Exercise description =>
Write out only the opening lines of the entries, through the line with "## Files before the change".

START Data provided

# diharaw/hybrid-rendering

Hardware: AMD Instinct MI355X
Metric: shadow Mrays/s over the fully denoised frame (1 spp trace + SVGF temporal + 4x a-trous) (higher is better)
Workload: dtype f32; 1 GPU; 1920x1080 procedural Sponza-like (277968 tris) ray-traced shadows 1spp + SVGF denoise; trace_launch_order=heaviest tiles of the last frame first (csrc/tile_order.h), rays_per_frame_per_gpu=729543, pixels_per_gpu=2073600, bvh_nodes=23425

## Files before the change

hybrid_rendering_amd/api.py:

```python
from __future__ import annotations

import ctypes as C
import os

import numpy as np

_HERE = os.path.dirname(os.path.abspath(__file__))
LIB_PATH = os.environ.get("HR_LIBRARY") or os.path.join(_HERE, "libhybrid_rendering_amd.so")



class hr_light(C.Structure):
    _fields_ = [("data0", C.c_float * 4), ("data1", C.c_float * 4), ("data2", C.c_float * 4), ("data3", C.c_float * 4)]


class hr_ubo(C.Structure):
    _fields_ = [("view_inverse", C.c_float * 16), ("proj_inverse", C.c_float * 16), ("view_proj_inverse", C.c_float * 16),
                ("prev_view_proj", C.c_float * 16), ("view_proj", C.c_float * 16), ("cam_pos", C.c_float * 4),
                ("current_prev_jitter", C.c_float * 4), ("light", hr_light)]


assert C.sizeof(hr_ubo) == 416


# ... 28 lines not shown


class hr_band(C.Structure):
    _fields_ = [("band_y0", C.c_int32), ("band_y1", C.c_int32), ("halo", C.c_int32), ("history_halo", C.c_int32)]


HR_MAX_STAGES = 16


class hr_stage_times(C.Structure):
    _fields_ = [("n_stages", C.c_int32), ("name", C.c_char_p * HR_MAX_STAGES), ("ms", C.c_float * HR_MAX_STAGES), ("bytes", C.c_uint64 * HR_MAX_STAGES)]


class hr_shadows_params(C.Structure):
    _fields_ = [("denoise", C.c_int32), ("bias", C.c_float), ("alpha", C.c_float), ("moments_alpha", C.c_float), ("phi_visibility", C.c_float),
                ("phi_normal", C.c_float), ("sigma_depth", C.c_float), ("power", C.c_float), ("radius", C.c_int32),
                ("filter_iterations", C.c_int32), ("feedback_iteration", C.c_int32), ("exact", C.c_int32)]


class hr_ao_params(C.Structure):
    _fields_ = [("denoise", C.c_int32), ("ray_length", C.c_float), ("bias", C.c_float), ("alpha", C.c_float), ("blur_radius", C.c_int32),
                ("power", C.c_float), ("spp", C.c_int32), ("exact", C.c_int32)]


HR_FORMAT = {1: ("R32_UINT", 4), 2: ("R16F", 2), 3: ("RG16F", 4), 4: ("RGBA16F", 8), 5: ("R32F", 4), 6: ("RGBA8", 4), 0: ("R8", 1)}
OUTPUT_RAY_TRACE, OUTPUT_TEMPORAL_ACCUMULATION, OUTPUT_ATROUS, OUTPUT_UPSAMPLE = 0, 1, 2, 3
SCALE_FULL_RES, SCALE_HALF_RES, SCALE_QUARTER_RES = 0, 1, 2

ABI_SYMBOLS = [
    "hr_status_string", "hr_last_error", "hr_version", "hr_api_revision", "hr_ctx_create", "hr_ctx_destroy", "hr_ctx_device", "hr_scene_create", "hr_scene_get_info", "hr_scene_id", "hr_scene_create_instanced", "hr_scene_update_instances", "hr_scene_instance_count", "hr_scene_rebuild_top_level", "hr_scene_top_level_rebuilds", "hr_scene_read_bvh", "hr_set_markers", "hr_markers_log",
    "hr_scene_destroy", "hr_trace_any_hit", "hr_trace_closest_hit", "hr_gbuffer_raycast", "hr_shadows_default_params", "hr_shadows_create",
    "hr_shadows_render", "hr_shadows_output", "hr_shadows_reset_history", "hr_shadows_destroy", "hr_shadows_ray_trace", "hr_shadows_denoise", "hr_shadows_temporal",
    "hr_shadows_atrous_iteration", "hr_shadows_upsample", "hr_shadows_image", "hr_shadows_history_apron_exceeded", "hr_shadows_set_profiling", "hr_shadows_get_stage_times",
    "hr_gbuffer_mip_nearest", "hr_bvh_build_info", "hr_bvh_selfcheck", "hr_shadows_ray_count", "hr_shadows_tile_ray_counts", "hr_shadows_trace_stats", "hr_shadows_trace_stats_timed", "hr_shadows_launch_order", "hr_shadows_trace_divergence", "hr_selftest_math",
]

_lib = None


class HRError(RuntimeError):
    pass


def lib():
    global _lib
    if _lib is None:
        if not os.path.exists(LIB_PATH):
            raise HRError(f"{LIB_PATH} not built: run `python -m hybrid_rendering_amd.build` (hipcc, gfx950). No CPU fallback exists.")
        try:
            import torch
        except Exception:
            pass
        _lib = C.CDLL(LIB_PATH)
        _lib.hr_status_string.restype = C.c_char_p
        _lib.hr_last_error.restype = C.c_char_p
        _lib.hr_version.restype = C.c_char_p
        _lib.hr_scene_id.restype = C.c_uint64
        _lib.hr_scene_id.argtypes = [C.c_void_p]
    return _lib


def _check(status: int, what: str):
    if status != 0:
        L = lib()
        raise HRError(f"{what}: {L.hr_status_string(status).decode()} — {L.hr_last_error().decode()}")


# ... 368 lines not shown
```

hybrid_rendering_amd/csrc/device_math.h:

```cpp
#pragma once
#include <hip/hip_runtime.h>
#include <stdint.h>

#define HR_DEV __device__ __forceinline__

namespace hr {

struct f3 { float x, y, z; };

HR_DEV float hr_sqrt(float x) { return __builtin_sqrtf(x); }
HR_DEV f3 mk3(float x, float y, float z) { f3 r; r.x = x; r.y = y; r.z = z; return r; }
HR_DEV f3 add3(f3 a, f3 b) { return mk3(a.x + b.x, a.y + b.y, a.z + b.z); }
HR_DEV f3 sub3(f3 a, f3 b) { return mk3(a.x - b.x, a.y - b.y, a.z - b.z); }
HR_DEV f3 scale3(f3 a, float s) { return mk3(a.x * s, a.y * s, a.z * s); }
HR_DEV f3 neg3(f3 a) { return mk3(-a.x, -a.y, -a.z); }
HR_DEV float dot3(f3 a, f3 b) { return (a.x * b.x + a.y * b.y) + a.z * b.z; }
HR_DEV f3 cross3(f3 a, f3 b) { return mk3(a.y * b.z - b.y * a.z, a.z * b.x - b.z * a.x, a.x * b.y - b.x * a.y); }
HR_DEV float len3(f3 a) { return hr_sqrt(dot3(a, a)); }
HR_DEV f3 normalize3(f3 a)
{
    float inv = __fdiv_rn(1.0f, hr_sqrt(dot3(a, a)));
    return scale3(a, inv);
}
HR_DEV float min2(float a, float b) { return a < b ? a : b; }
// ... 65 lines not shown
};
HR_DEV DivBy div_prepare(float d)
{
    DivBy D;
    D.d = d;
    const float r0 = __builtin_amdgcn_rcpf(d);
    const float e0 = hr_fma(-d, r0, 1.0f);
    D.r1   = hr_fma(e0, r0, r0);
    D.fast = d >= 1e-6f && d <= 1e6f;
    return D;
}
HR_DEV float div_by(float n, const DivBy& D)
{
    const float an = fabsf(n);
    if (D.fast && (n == 0.0f || (an >= 1e-12f && an <= 3e5f)))
    {
        const float q0 = n * D.r1;
        const float e1 = hr_fma(-D.d, q0, n);
        const float q1 = hr_fma(e1, D.r1, q0);
        const float e2 = hr_fma(-D.d, q1, n);
        return hr_fma(e2, D.r1, q1);
    }
    return __fdiv_rn(n, D.d);
}
HR_DEV float div_by_inrange(float n, const DivBy& D)
{
    const float q0 = n * D.r1;
    const float e1 = hr_fma(-D.d, q0, n);
    const float q1 = hr_fma(e1, D.r1, q0);
    const float e2 = hr_fma(-D.d, q1, n);
    return hr_fma(e2, D.r1, q1);
}
HR_DEV float div_by_if(bool inrange, float n, const DivBy& D) { return inrange ? div_by_inrange(n, D) : __fdiv_rn(n, D.d); }

HR_DEV float det_log(float x)
{
    if (x <= 0.0f) return -1.0e30f;
    uint32_t u = __float_as_uint(x);
    int      e = (int)(u >> 23) - 126;
    float    m = __uint_as_float((u & 0x007fffffu) | 0x3f000000u);
    if (m < 0.707106781186547524f)
    {
        e -= 1;
        m = m + m - 1.0f;
    }
    else
        m = m - 1.0f;
    float z  = m * m;
    float y  = ((((((((7.0376836292e-2f * m - 1.1514610310e-1f) * m + 1.1676998740e-1f) * m - 1.2420140846e-1f) * m + 1.4249322787e-1f) * m - 1.6668057665e-1f) * m + 2.0000714765e-1f) * m - 2.4999993993e-1f) * m + 3.3333331174e-1f) * m * z;
    float fe = (float)e;
    y        = y + fe * -2.12194440e-4f;
    y        = y - 0.5f * z;
    float r  = m + y;
    r        = r + fe * 0.693359375f;
    return r;
}

HR_DEV float det_pow(float x, float y)
{
    if (x <= 0.0f) return 0.0f;
    return det_exp(y * det_log(x));
}

HR_DEV float det_powi(float x, int n)
{
    float r = 1.0f, b = x;
// ... 23 lines not shown
        float nx = (1.0f - fabsf(v.y)) * (step1(0.0f, v.x) * 2.0f - 1.0f);
        float ny = (1.0f - fabsf(v.x)) * (step1(0.0f, v.y) * 2.0f - 1.0f);
        v.x = nx;
        v.y = ny;
    }
    return normalize3(v);
}

HR_DEV void oct_encode(f3 n, float& ox, float& oy)
{
    float inv = __fdiv_rn(1.0f, (fabsf(n.x) + fabsf(n.y)) + fabsf(n.z));
    float px = n.x * inv, py = n.y * inv;
    if (n.z > 0.0f) { ox = px; oy = py; }
    else
    {
        ox = (1.0f - fabsf(py)) * (step1(0.0f, px) * 2.0f - 1.0f);
        oy = (1.0f - fabsf(px)) * (step1(0.0f, py) * 2.0f - 1.0f);
    }
}

HR_DEV int trace_lane_kind(int x, int y, int w, int h, int y0, int y1)
{
    const int gy = (y >> 2) << 2;
    if (gy >= h) return 0;
    if (y < h) return (y < y0 || y >= y1) ? 0 : (x < w ? 1 : 2);
    return (gy >= y0 && gy < y1) ? 2 : 0;
}

HR_DEV f3 world_pos_from_depth(float u, float v, float ndc_depth, const float* __restrict__ view_proj_inverse)
{
    f4 wp = mul_m4(view_proj_inverse, u * 2.0f - 1.0f, v * 2.0f - 1.0f, ndc_depth, 1.0f);
    return mk3(__fdiv_rn(wp.x, wp.w), __fdiv_rn(wp.y, wp.w), __fdiv_rn(wp.z, wp.w));
}

HR_DEV float luminance(f3 rgb) { return max2(dot3(rgb, mk3(0.299f, 0.587f, 0.114f)), 0.0001f); }

HR_DEV uint32_t blue_noise_texel(int cx, int cy, const uint8_t* __restrict__ sr) { return *(const uint32_t*)(sr + (((cy & 127) * 128 + (cx & 127)) << 2)); }
HR_DEV float sample_blue_noise_t(uint32_t t, int sample_index, int dim, const uint8_t* __restrict__ sobol)
{
    sample_index &= 255;
    dim &= 3;
    int ranked = sample_index ^ (int)((t >> 16) & 0xffu);
    int value  = (int)sobol[ranked * 4 + dim];
    value ^= (int)((t >> ((dim & 1) * 8)) & 0xffu);
    return (0.5f + (float)value) * 0.00390625f;
}
HR_DEV float sample_blue_noise(int cx, int cy, int sample_index, int dim, const uint8_t* __restrict__ sobol, const uint8_t* __restrict__ sr)
{
    return sample_blue_noise_t(blue_noise_texel(cx, cy, sr), sample_index, dim, sobol);
}

}
```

END Data provided

Solution for this exercise =>
# diharaw/hybrid-rendering

Hardware: AMD Instinct MI355X
Metric: shadow Mrays/s over the fully denoised frame (1 spp trace + SVGF temporal + 4x a-trous) (higher is better)
Workload: dtype f32; 1 GPU; 1920x1080 procedural Sponza-like (277968 tris) ray-traced shadows 1spp + SVGF denoise; trace_launch_order=heaviest tiles of the last frame first (csrc/tile_order.h), rays_per_frame_per_gpu=729543, pixels_per_gpu=2073600, bvh_nodes=23425

## Files before the change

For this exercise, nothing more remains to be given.